À 57 ans, Denis Cheissoux cultive son enthousiasme pour ce qui touche de près ou de loin à l’écologie. Une passion pour la nature semée par ses deux grands-pères. L’un dans le Tarn, l’autre dans le Morvan. L’un postier, l’autre chauffeur de taxi. Ils lui ont appris la biodiversité, le cycle des saisons, le temps des noisettes et la cueillette des mûres. L’un lui expliquait le jardin, l’autre la vie intense cachée dans les haies. «   Grâce à eux, je sais que l’écologie c’est d’abord le plaisir, je ne crois pas à l’écologie punitive ou austère. » Après des dizaines d’années de radio, Denis Cheissoux refuse de désespérer de l’homme et de sa relation avec la nature. Il est persuadé que le XXIe siècle sera écologique ou ne sera pas : «  Il faut vite inventer une renaissance, une transition ; cela ne se fera pas forcément dans l’égalité, mais la transformation nécessaire doit s’accomplir dans l’équité. » Les années passées auprès de ceux qui veulent changer le rapport à la nature l’ont dissuadé du découragement, en dépit de ce qu’il raconte parfois, même s’il tient à alterner réussites et dégradations. « Il ne faut pas être pessimiste car ce sentiment n’est qu’une lâcheté, synonyme de renoncement à l’action. La situation peut paraître difficile, mais il ne faut pas dire “à quoi bon” ou “après moi le déluge”. Il ne faut jamais oublier, qu’il s’agisse du loup, de la peur du sauvage, de l’énergie, du partage du territoire ou du réchauffement climatique, que la gestion écologique est complexe. » Denis Cheissoux se considère non pas comme un citoyen du monde mais comme un citoyen de la Terre. Assuré, en se souvenant de ses grands-parents, que, pour transmettre la sensibilité à la nature, l’art de raconter est supérieur aux diplômes et que c’est le cœur du journalisme : « Raconter et encore raconter, comme le fait toutes les semaines mon complice Jean-Marie Pelt. Nous devons être des passeurs, c’est notre métier bien avant l’analyse. » L’homme admet volontiers, malgré un angélisme apparent, que son émission n’est pas seulement une heure de bonnes nouvelles. Mais il est certain que sa force est de mettre en valeur des initiatives positives, même si cela ne fait pas encore sens pour tout le monde. Il aime toutes les réalités écologiques et paysagères, toutes les découvertes vécues du haut de sa bicyclette. Et revient sans cesse à la notion de plaisir, à tout ce qui fait du bien,  «   tout ce qui n’entre pas dans le PIB » .

À l’écoute des auditeurs, l’animateur n’ignore pas que ceux-ci sont aussi sensibles aux économies qu’un comportement écologique peut engendrer et aux questions de santé, particulièrement les femmes.
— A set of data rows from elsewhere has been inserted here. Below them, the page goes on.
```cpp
template <int STRIDE, int MODE = 0, bool EARLY = false, class Runner>
NMP_DEV int column_step(const KArgs& k, int cls, int ii, int jj, nmp_ij_t ij, float* base, Runner& runner, int* cls_out = nullptr) {
  Lay<LArr<STRIDE>> y = make_lay<STRIDE>(base);
  Col s = {};
  Parm P = {};
  bool live = (cls == 0);
  int failed = 0;
  int soiltyp_w = 1;
  NMP_TIC0();
  float c_xland = 0.f, c_xice = 0.f;
  int c_ivg = 0;
  if (EARLY) { c_xland = G2(xland); c_xice = G2(xice); c_ivg = G2(ivgtyp); }
  if (EARLY || cls <= 1) {
  int vegtyp = EARLY ? c_ivg : G2(ivgtyp), soiltyp = G2(isltyp);
  const float xice_in = EARLY ? c_xice : G2(xice);
  s.lat = G2(xlatin);
  s.cosz = G2(coszin);
  const float dz8w_in = G3(dz8w, k.k1, k.nka), vegfra_in = G2(vegfra), vegmax_in = G2(vegmax);
  s.tbot = G2(tmn);
  s.sfctmp = G3(t3d, k.k1, k.nka);
  const float qv_in = G3(qv3d, k.k1, k.nka);
  s.uu = G3(u_phy, k.k1, k.nka); s.vv = G3(v_phy, k.k1, k.nka);
  s.soldn = G2(swdown); s.lwdn = G2(glw);
  const float p8w_hi = G3(p8w3d, k.kp_hi, k.nka), p8w_lo = G3(p8w3d, k.kp_lo, k.nka);
  s.psfc = G3(p8w3d, k.k1, k.nka);
  const float rainbl_in = G2(rainbl);
  int isnow_in = G2(isnowxy);
  float smc_in[NSOIL], sh2o_in[NSOIL], tslb_in[NSOIL], smceq_in[NSOIL], tsno_in[3], snice_in[3], snliq_in[3], zsnso_in[NL];
#pragma unroll
  for (int l = 1; l <= NSOIL; l++) {
    smc_in[l - 1] = G3(smois, l - 1, NSOIL); sh2o_in[l - 1] = G3(sh2o, l - 1, NSOIL);
    tslb_in[l - 1] = G3(tslb, l - 1, NSOIL); smceq_in[l - 1] = G3(smoiseq, l - 1, NSOIL);
  }
#pragma unroll
  for (int l = -2; l <= 0; l++) {
    snice_in[l + 2] = G3(snicexy, l + 2, 3); snliq_in[l + 2] = G3(snliqxy, l + 2, 3); tsno_in[l + 2] = G3(tsnoxy, l + 2, 3);
  }
#pragma unroll
  for (int l = -2; l <= NSOIL; l++) zsnso_in[L(l)] = G3(zsnsoxy, l + 2, NSOIL + 3);
  s.sneqv = G2(snow); s.snowh = G2(snowh); s.qsfc = G2(qsfc);
  s.tv = G2(tvxy); s.tg = G2(tgxy); s.canliq = G2(canliqxy); s.canice = G2(canicexy);
  s.eah = G2(eahxy); s.tah = G2(tahxy); s.cm = G2(cmxy); s.ch = G2(chxy); s.fwet = G2(fwetxy);
  s.sneqvo = G2(sneqvoxy); s.albold = G2(alboldxy); s.qsnow = G2(qsnowxy);
  s.lai = G2(xlaixy); s.sai = G2(xsaixy);
  s.tauss = G2(taussxy); s.wa = G2(waxy);
  if (EARLY) {
    cls = column_classify_values(k, c_xland, c_xice, c_ivg, ii, jj, ij);
    if (cls_out) *cls_out = cls;
    if (cls != MODE - 1) return 0;
    live = (cls == 0);
  }
  s.ist = 1; s.isc = 4; s.ice = (cls == 1) ? -1 : 0;
  s.yearlen = k.yearlen; s.julian = k.a.julian;
  if (isnow_in < -NSNOW || isnow_in > 0) raise(s, NOAHMP_ERR_ISNOW_RANGE);
  s.isnow = isnow_in < -NSNOW ? -NSNOW : (isnow_in > 0 ? 0 : isnow_in);
  NMP_ASSUME(s.isnow >= -NSNOW && s.isnow <= 0);
  if (soiltyp == 14 && xice_in == 0.f) soiltyp = 7;
  if (vegtyp == k.a.isurban || vegtyp == 31 || vegtyp == 32 || vegtyp == 33) vegtyp = k.a.isurban;
  NMP_TIC(0);
  redprm(k.c, s, P, vegtyp, soiltyp);
  soiltyp_w = soiltyp;
  NMP_TIC(1);
  s.zlvl = 0.5f * dz8w_in;
  s.shdfac = div_rc(vegfra_in, NMP_RCC(100.f));
  s.shdmax = div_rc(vegmax_in, NMP_RCC(100.f));
  s.q2 = qv_in / (1.0f + qv_in);
  s.sfcprs = (p8w_hi + p8w_lo) * 0.5f;
  s.prcp = div_rc(rainbl_in, k.c.u.dt);
#pragma unroll
  for (int l = 1; l <= NSOIL; l++) {
    y.smc[L(l)] = smc_in[l - 1]; y.sh2o[L(l)] = sh2o_in[l - 1];
    y.stc[L(l)] = tslb_in[l - 1]; y.smceq[L(l)] = smceq_in[l - 1];
    y.sice[L(l)] = 0.f; y.btrani[L(l)] = 0.f;
  }
#pragma unroll
  for (int l = -2; l <= 0; l++) {
    y.stc[L(l)] = tsno_in[l + 2]; y.snice[L(l)] = snice_in[l + 2]; y.snliq[L(l)] = snliq_in[l + 2];
    y.ficeold[L(l)] = (l > s.isnow) ? snice_in[l + 2] / (snice_in[l + 2] + snliq_in[l + 2]) : 0.f;
  }
#pragma unroll
  for (int l = -2; l <= NSOIL; l++) { y.zsnso[L(l)] = zsnso_in[L(l)]; y.dzsnso[L(l)] = 0.f; y.imelt[L(l)] = 0.f; }
  s.rech = 0.f; s.deeprech = 0.f;
  s.co2air = 395.e-06f * s.sfcprs;
  s.o2air = 0.209f * s.sfcprs;
  s.foln = 1.0f;
  if (vegtyp == 25 || vegtyp == 26 || vegtyp == 27) { s.shdfac = 0.0f; s.lai = 0.0f; }
  s.vegtyp = (vegtyp >= 1 && vegtyp <= k.c.ts.lucats) ? vegtyp : 1;
  if (s.err) { failed = s.err; live = false; }
  }

  float qfx_out = 0.f, lh_out = 0.f;
  if constexpr (MODE != 1)
  if (cls == 1 && !failed) {
    s.tbot = nmp_min(s.tbot, 263.15f);
    glacier(k.c, s, y);
    if (s.err) failed = s.err;
    else {
      gather_water_state(k, s, ij);
      glacier_fill_undefined(s);
      qfx_out = s.edir; lh_out = s.fgev;
      scatter_energy_outputs(k, s, ij);
    }
  }
  if constexpr (MODE != 2) {
    float beg_wb = 0.f;
    bool water_inputs = false;
    auto prefetch_water = [&]() {
      gather_water_state(k, s, ij);
      redprm_water(k.c, P, soiltyp_w, s.vegtyp);
      water_inputs = true;
    };
    sflx_energy(k.c, P, s, y, beg_wb, live, runner, prefetch_water);
    if (live) {
      if (s.err) failed = s.err;
      else {
        lh_out = s.fcev + s.fgev + s.fctr;
        scatter_energy_outputs(k, s, ij);
        if (!water_inputs) prefetch_water();
        NMP_TIC(11);
        sflx_water(k.c, P, s, y, beg_wb);
        if (s.err) failed = s.err;
        qfx_out = s.ecan + s.edir + s.etran;
      }
    }
  }
  if (cls > 1 || failed) return failed;
  G2(qfx) = qfx_out; G2(lh) = lh_out;
  G2(smstav) = 0.0f; G2(smstot) = 0.0f;
  G2(sfcrunoff) = s.acc_sfcrunoff + s.runsrf * k.a.dt;
  G2(udrunoff) = s.acc_udrunoff + s.runsub * k.a.dt;
#pragma unroll
  for (int l = 1; l <= NSOIL; l++) {
    G3(smois, l - 1, NSOIL) = y.smc[L(l)]; G3(sh2o, l - 1, NSOIL) = y.sh2o[L(l)];
    G3(tslb, l - 1, NSOIL) = y.stc[L(l)];
  }
  G2(snow) = s.sneqv; G2(snowh) = s.snowh;
  G2(canwat) = s.canliq + s.canice;
  G2(acsnow) = s.acc_acsnow + s.prcp * s.fpice;
  G2(acsnom) = s.acc_acsnom + s.qsnbot * k.a.dt + s.ponding + s.ponding1 + s.ponding2;
  G2(qsfc) = s.qsfc;
  G2(isnowxy) = s.isnow; G2(tvxy) = s.tv; G2(canliqxy) = s.canliq; G2(canicexy) = s.canice;
  G2(fwetxy) = s.fwet; G2(qsnowxy) = s.qsnow;
  G2(wslakexy) = s.wslake; G2(zwtxy) = s.zwt; G2(waxy) = s.wa; G2(wtxy) = s.wt;
#pragma unroll
  for (int l = -2; l <= 0; l++) {
    G3(tsnoxy, l + 2, 3) = y.stc[L(l)]; G3(snicexy, l + 2, 3) = y.snice[L(l)];
    G3(snliqxy, l + 2, 3) = y.snliq[L(l)];
  }
#pragma unroll
  for (int l = -2; l <= NSOIL; l++) G3(zsnsoxy, l + 2, NSOIL + 3) = y.zsnso[L(l)];
  G2(lfmassxy) = s.lfmass; G2(rtmassxy) = s.rtmass; G2(stmassxy) = s.stmass; G2(woodxy) = s.wood;
  G2(stblcpxy) = s.stblcp; G2(fastcpxy) = s.fastcp; G2(xlaixy) = s.lai; G2(xsaixy) = s.sai;
  G2(q2mbxy) = s.q2b / (1.0f - s.q2b);
  G2(neexy) = s.nee; G2(gppxy) = s.gpp; G2(nppxy) = s.npp;
  G2(runsfxy) = s.runsrf; G2(runsbxy) = s.runsub; G2(ecanxy) = s.ecan;
  G2(edirxy) = s.edir; G2(etranxy) = s.etran;
  G2(rechxy) = s.acc_rech + s.rech * 1.E3f;
  G2(deeprechxy) = s.acc_deeprech + s.deeprech;
  G2(smcwtdxy) = s.smcwtd;
  NMP_TIC(15);
  return 0;
}

}
```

Il multiplie le récit des expériences car il croit à l’exemplarité. Sans négliger l’impact du réchauffement climatique et les catastrophes environnementales : « Notre société n’avance ou ne progresse que par une succession de chaos et d’accidents écologiques, ils ont donc leur place dans l’émission. » Denis Cheissoux a pris pied dans le service public à 24 ans, en « faisant l’écolo   » dans la célèbre émission « L’oreille en coin », de Pierre Codou. S’il est respecté, considéré bon camarade et pilier de la maison, c’est également parce qu’il réunit chaque samedi une moyenne de 750 000 auditeurs, avec des pics à plus de 800 000. Ce qui place son émission devant toutes les autres radios généralistes. Il ne le dit pas, mais d’autres l’expliquent : c’est son assurance vie contre bien des tentations de mettre l’écologie au placard.